Exercise ::
From the entries below, copy every line that has the word "shape".

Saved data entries
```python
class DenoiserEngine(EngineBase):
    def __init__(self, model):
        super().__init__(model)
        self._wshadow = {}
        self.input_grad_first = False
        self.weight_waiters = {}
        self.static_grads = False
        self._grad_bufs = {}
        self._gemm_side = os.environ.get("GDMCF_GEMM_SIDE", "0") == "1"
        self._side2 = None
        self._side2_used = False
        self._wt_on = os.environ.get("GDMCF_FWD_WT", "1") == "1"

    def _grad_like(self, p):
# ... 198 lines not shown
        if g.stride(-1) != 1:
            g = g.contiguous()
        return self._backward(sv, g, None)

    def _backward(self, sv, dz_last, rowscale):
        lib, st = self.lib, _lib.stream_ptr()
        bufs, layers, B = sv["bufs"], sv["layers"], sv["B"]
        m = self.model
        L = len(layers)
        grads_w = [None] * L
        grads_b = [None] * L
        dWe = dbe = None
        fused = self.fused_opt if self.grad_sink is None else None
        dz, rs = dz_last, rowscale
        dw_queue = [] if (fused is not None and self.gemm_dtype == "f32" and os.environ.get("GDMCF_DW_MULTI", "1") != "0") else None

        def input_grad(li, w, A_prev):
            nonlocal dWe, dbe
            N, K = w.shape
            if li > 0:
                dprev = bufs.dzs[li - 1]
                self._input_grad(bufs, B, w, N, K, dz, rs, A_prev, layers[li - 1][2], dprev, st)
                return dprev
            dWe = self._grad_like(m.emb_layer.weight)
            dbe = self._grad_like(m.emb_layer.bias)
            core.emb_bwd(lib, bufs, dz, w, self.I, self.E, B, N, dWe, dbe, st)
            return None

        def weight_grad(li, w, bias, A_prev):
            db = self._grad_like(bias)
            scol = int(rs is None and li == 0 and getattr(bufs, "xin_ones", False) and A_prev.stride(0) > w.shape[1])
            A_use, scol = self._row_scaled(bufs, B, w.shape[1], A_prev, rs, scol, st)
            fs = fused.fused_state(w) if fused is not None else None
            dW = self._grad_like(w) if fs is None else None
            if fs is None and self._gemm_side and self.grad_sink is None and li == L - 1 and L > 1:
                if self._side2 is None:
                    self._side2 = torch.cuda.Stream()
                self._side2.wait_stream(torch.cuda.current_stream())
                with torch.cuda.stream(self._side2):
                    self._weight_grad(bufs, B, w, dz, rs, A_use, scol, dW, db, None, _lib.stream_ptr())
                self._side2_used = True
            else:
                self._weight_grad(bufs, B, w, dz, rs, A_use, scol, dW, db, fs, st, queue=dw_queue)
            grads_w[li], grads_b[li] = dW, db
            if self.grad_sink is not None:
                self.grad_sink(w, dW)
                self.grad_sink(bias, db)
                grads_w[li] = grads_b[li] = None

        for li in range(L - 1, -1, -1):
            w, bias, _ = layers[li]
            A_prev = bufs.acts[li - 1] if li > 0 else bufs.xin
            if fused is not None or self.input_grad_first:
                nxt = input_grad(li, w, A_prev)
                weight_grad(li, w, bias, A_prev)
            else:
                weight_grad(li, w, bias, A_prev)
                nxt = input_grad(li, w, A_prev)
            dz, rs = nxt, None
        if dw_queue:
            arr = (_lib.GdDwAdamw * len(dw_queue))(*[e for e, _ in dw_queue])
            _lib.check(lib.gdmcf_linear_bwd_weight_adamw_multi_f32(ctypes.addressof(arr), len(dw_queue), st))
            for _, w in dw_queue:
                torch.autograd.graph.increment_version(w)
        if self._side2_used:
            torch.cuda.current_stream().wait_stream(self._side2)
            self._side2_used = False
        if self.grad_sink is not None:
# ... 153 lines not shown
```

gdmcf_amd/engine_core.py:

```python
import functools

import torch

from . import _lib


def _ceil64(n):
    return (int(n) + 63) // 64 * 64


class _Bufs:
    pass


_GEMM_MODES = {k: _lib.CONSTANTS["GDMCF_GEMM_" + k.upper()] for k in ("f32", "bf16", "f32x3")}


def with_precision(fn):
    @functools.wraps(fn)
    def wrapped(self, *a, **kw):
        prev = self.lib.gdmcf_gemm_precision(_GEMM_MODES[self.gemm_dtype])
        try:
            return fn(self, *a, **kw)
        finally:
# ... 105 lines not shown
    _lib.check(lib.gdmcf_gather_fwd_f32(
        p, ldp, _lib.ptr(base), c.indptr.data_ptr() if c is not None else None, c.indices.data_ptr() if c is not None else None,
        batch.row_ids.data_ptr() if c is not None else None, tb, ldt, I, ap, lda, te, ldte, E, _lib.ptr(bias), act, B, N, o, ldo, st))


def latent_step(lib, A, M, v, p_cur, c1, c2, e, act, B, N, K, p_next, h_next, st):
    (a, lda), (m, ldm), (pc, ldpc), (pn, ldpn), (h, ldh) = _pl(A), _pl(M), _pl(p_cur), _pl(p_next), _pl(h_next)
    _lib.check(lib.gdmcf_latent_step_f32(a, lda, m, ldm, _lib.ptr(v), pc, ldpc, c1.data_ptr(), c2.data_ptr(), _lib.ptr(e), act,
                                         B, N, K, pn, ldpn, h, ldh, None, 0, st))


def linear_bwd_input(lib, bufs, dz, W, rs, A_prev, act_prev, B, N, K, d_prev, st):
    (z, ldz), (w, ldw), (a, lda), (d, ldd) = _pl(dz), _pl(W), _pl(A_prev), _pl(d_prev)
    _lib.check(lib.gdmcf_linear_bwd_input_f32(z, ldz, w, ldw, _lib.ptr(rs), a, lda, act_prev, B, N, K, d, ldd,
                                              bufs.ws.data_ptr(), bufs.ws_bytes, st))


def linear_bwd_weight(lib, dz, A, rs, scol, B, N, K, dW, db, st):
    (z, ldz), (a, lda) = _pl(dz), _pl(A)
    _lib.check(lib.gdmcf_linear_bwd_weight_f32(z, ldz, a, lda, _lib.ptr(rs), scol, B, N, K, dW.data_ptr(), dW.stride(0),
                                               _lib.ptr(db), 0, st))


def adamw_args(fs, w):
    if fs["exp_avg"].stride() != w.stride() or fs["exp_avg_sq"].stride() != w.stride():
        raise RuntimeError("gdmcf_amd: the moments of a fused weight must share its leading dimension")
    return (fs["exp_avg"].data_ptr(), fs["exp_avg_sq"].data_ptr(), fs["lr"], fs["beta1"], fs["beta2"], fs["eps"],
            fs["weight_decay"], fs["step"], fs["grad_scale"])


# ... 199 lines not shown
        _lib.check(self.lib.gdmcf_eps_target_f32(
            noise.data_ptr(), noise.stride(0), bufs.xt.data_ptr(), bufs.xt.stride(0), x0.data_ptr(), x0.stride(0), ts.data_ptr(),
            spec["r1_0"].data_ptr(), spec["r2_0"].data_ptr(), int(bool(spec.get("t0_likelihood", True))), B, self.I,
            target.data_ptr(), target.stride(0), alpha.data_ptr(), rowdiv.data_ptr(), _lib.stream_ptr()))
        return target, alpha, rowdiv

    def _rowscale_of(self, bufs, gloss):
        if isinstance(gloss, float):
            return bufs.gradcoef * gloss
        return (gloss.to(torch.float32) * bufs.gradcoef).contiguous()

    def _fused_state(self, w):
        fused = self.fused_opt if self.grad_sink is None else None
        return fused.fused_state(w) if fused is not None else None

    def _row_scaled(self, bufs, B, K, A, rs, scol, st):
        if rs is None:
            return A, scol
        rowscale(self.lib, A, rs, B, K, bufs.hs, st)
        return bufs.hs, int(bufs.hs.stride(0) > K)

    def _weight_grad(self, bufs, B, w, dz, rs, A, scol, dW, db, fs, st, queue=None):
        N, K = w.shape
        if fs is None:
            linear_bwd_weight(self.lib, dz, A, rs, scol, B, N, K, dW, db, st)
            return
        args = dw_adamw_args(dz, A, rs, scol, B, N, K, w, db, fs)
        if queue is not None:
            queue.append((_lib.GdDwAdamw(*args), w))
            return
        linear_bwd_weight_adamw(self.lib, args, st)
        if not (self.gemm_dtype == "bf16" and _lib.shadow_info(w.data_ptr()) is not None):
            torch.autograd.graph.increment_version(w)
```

Reply ::
            N, K = w.shape
            scol = int(rs is None and li == 0 and getattr(bufs, "xin_ones", False) and A_prev.stride(0) > w.shape[1])
            A_use, scol = self._row_scaled(bufs, B, w.shape[1], A_prev, rs, scol, st)
        N, K = w.shape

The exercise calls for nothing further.